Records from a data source
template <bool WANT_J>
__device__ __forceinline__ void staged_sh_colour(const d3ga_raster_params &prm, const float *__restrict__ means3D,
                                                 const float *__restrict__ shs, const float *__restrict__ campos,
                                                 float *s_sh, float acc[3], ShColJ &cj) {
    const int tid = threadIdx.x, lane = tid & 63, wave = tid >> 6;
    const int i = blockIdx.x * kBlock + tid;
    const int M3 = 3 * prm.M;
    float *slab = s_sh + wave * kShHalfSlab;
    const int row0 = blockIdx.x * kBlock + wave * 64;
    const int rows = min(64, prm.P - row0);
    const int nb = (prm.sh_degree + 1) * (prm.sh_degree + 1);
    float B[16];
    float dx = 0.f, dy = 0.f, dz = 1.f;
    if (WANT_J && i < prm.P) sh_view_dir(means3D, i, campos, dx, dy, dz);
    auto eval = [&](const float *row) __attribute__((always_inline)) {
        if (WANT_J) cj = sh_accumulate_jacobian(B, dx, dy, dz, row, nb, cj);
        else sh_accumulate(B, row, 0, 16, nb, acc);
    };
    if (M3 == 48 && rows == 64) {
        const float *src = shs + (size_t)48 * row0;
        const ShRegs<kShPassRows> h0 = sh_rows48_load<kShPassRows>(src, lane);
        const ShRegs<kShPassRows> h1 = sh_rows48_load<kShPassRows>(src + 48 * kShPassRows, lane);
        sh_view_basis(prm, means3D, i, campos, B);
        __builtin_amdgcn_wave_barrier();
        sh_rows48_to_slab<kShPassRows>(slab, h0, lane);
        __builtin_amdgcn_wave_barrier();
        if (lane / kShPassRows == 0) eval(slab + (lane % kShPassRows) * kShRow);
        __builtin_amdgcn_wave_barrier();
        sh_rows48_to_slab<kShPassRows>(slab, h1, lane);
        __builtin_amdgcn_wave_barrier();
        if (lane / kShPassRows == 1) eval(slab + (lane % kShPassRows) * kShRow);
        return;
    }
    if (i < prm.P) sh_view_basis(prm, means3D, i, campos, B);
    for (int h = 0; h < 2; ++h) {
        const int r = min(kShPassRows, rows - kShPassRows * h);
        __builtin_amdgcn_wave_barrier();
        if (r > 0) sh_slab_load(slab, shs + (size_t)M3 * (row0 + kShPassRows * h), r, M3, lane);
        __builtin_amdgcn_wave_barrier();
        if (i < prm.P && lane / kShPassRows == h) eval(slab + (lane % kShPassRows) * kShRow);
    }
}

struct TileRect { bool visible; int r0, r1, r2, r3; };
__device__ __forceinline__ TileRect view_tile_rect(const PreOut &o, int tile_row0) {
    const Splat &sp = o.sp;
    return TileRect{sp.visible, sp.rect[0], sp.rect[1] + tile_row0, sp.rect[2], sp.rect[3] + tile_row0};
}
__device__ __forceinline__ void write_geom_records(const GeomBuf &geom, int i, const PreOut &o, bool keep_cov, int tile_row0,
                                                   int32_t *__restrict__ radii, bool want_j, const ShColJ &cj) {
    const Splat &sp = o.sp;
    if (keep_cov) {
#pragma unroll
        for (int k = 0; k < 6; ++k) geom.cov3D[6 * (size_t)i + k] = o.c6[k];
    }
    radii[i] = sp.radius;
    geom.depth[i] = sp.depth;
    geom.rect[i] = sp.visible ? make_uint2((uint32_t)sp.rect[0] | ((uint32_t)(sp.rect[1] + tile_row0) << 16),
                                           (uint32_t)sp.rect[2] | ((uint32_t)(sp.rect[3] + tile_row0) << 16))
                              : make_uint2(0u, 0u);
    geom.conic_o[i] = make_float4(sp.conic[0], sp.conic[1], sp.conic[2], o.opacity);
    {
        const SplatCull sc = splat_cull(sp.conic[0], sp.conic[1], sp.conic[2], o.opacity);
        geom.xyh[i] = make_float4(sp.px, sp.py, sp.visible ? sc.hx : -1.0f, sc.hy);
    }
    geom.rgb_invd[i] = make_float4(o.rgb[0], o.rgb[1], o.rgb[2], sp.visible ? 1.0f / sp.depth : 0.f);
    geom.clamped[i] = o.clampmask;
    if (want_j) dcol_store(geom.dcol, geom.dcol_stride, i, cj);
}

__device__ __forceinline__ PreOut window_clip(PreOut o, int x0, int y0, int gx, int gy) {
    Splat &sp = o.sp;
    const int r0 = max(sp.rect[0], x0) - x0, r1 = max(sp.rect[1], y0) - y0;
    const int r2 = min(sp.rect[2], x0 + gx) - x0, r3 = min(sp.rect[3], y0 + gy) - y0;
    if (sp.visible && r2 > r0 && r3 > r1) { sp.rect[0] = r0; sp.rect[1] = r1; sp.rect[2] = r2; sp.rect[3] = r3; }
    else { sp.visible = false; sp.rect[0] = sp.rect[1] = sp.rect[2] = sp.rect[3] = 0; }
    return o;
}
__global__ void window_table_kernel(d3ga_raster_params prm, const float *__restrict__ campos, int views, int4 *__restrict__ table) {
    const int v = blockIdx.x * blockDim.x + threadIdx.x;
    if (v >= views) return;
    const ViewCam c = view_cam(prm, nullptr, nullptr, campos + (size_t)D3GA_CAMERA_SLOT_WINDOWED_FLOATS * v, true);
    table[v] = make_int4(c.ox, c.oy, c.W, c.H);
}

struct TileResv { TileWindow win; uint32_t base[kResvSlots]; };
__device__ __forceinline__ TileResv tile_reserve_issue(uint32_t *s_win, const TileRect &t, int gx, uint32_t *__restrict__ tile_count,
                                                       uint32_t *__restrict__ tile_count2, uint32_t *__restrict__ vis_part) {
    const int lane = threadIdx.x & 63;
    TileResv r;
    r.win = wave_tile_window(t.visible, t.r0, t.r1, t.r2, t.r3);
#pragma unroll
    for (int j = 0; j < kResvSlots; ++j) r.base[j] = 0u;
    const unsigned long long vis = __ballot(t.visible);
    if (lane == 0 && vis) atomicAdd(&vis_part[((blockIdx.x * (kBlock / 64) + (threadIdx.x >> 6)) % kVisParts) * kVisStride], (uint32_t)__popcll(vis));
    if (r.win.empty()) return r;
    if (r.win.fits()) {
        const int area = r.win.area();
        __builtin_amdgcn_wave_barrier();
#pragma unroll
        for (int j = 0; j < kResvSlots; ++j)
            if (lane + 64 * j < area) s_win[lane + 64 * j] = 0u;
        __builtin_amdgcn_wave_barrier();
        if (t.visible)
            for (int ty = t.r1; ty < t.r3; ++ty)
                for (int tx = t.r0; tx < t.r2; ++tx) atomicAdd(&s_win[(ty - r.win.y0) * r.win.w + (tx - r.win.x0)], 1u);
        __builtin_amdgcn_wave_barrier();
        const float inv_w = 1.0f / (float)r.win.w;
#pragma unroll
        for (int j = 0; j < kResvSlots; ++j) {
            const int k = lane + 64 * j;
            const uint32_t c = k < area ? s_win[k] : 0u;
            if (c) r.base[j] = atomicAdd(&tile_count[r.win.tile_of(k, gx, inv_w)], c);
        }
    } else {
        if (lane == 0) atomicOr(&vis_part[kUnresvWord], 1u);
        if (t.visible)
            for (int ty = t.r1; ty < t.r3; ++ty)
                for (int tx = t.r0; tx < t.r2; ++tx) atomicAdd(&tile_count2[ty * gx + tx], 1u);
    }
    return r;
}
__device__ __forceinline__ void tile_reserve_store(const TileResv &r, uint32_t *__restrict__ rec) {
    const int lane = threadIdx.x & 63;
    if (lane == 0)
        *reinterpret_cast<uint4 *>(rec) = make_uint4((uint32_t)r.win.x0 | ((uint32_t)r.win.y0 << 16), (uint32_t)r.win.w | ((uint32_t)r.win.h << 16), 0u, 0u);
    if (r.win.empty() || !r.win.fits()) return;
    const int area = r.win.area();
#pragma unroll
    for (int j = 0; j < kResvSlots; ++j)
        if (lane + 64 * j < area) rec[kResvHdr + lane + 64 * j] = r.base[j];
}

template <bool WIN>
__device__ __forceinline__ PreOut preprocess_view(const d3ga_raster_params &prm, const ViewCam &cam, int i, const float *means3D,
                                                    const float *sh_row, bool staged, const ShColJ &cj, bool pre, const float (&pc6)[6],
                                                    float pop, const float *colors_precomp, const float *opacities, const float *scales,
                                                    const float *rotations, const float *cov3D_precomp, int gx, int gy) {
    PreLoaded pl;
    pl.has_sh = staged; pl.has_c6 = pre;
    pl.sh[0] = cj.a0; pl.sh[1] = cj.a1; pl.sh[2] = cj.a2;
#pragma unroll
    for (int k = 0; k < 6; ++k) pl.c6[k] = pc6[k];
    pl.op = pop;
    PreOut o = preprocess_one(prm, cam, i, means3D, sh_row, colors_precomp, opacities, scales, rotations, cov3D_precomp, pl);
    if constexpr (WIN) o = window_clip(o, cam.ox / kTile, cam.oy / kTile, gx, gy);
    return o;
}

* * *

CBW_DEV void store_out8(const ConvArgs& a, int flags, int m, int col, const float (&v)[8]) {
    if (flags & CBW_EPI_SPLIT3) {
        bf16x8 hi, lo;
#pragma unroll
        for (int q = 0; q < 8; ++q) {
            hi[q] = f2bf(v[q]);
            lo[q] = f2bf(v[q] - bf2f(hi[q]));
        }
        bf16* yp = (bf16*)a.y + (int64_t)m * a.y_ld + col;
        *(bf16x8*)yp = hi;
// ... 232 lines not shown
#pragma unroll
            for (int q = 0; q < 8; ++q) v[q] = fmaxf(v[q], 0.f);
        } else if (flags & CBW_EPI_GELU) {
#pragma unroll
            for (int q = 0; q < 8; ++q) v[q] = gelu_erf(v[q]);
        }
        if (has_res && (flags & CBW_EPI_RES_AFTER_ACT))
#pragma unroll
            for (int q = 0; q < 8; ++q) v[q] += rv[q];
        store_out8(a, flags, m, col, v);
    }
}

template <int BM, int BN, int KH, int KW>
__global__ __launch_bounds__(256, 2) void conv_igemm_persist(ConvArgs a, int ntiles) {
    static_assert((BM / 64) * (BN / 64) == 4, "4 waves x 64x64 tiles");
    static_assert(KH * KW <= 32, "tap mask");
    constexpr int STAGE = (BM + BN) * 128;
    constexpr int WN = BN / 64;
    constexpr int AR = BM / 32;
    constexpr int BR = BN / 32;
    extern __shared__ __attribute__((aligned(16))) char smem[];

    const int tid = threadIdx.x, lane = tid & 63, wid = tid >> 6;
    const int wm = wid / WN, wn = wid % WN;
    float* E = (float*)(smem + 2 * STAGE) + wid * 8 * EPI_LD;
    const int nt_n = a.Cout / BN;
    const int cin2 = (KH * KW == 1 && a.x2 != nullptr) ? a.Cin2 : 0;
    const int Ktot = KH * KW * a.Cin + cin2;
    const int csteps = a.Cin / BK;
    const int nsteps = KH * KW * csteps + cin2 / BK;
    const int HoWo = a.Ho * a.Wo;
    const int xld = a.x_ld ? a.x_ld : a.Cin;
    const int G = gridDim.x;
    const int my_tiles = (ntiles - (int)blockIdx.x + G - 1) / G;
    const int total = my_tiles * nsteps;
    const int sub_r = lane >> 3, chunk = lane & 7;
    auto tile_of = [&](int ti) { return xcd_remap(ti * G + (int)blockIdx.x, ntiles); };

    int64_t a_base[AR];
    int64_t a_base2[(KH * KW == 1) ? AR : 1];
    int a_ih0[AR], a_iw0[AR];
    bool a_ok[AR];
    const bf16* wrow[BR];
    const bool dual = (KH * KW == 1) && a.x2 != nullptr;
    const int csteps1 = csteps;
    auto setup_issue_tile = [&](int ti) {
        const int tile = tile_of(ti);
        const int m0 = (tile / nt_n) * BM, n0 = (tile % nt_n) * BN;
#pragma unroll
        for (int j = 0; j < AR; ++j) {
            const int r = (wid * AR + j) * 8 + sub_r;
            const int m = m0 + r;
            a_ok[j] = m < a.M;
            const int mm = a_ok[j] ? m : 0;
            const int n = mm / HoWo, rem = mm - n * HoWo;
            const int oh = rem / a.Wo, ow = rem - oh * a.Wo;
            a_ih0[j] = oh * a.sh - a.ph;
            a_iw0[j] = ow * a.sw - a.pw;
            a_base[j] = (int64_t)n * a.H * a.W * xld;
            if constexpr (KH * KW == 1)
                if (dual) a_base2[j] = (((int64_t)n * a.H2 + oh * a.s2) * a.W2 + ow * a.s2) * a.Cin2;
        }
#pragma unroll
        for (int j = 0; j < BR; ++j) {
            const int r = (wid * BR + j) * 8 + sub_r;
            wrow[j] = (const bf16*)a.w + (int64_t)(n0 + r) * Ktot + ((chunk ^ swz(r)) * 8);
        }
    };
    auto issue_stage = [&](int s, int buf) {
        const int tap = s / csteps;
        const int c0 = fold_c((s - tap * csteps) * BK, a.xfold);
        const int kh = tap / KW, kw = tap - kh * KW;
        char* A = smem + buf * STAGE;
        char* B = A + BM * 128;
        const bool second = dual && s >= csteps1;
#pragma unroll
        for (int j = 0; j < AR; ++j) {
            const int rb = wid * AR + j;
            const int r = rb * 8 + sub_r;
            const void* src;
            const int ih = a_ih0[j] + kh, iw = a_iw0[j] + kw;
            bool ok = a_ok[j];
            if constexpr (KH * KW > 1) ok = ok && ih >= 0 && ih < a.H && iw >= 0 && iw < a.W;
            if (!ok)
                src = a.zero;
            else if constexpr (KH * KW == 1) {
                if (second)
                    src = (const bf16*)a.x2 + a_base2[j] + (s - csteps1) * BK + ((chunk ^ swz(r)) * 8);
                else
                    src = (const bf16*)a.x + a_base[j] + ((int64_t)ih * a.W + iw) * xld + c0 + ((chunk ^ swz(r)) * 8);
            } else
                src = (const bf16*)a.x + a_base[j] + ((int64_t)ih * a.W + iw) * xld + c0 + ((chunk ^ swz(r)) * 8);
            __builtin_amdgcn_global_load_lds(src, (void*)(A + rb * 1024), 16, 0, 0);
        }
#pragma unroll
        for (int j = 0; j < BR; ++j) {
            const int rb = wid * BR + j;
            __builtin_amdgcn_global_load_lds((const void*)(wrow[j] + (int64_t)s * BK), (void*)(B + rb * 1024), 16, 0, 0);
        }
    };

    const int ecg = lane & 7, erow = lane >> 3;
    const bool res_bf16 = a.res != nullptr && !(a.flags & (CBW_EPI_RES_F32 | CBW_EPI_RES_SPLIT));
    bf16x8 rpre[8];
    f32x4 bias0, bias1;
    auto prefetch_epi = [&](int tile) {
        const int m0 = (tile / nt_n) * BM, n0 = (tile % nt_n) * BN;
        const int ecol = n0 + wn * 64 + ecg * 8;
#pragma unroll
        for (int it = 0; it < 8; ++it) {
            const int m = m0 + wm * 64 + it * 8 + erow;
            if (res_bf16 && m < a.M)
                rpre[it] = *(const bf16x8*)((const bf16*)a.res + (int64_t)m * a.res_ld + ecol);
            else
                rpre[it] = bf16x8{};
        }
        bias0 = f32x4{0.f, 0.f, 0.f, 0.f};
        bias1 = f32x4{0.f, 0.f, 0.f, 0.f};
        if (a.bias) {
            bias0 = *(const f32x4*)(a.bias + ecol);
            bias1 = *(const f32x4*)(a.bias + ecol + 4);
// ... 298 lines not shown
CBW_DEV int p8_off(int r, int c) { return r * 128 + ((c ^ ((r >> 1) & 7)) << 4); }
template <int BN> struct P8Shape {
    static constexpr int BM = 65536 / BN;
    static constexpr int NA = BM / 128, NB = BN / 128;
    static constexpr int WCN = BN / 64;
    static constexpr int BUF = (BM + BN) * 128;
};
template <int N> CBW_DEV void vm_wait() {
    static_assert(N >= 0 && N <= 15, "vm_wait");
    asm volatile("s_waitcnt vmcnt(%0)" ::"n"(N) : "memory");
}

Problem: Only lines of the data holding the word "kShRow" go in the answer. Please copy each of them.

Exercise solution:
        if (lane / kShPassRows == 0) eval(slab + (lane % kShPassRows) * kShRow);
        if (lane / kShPassRows == 1) eval(slab + (lane % kShPassRows) * kShRow);
        if (i < prm.P && lane / kShPassRows == h) eval(slab + (lane % kShPassRows) * kShRow);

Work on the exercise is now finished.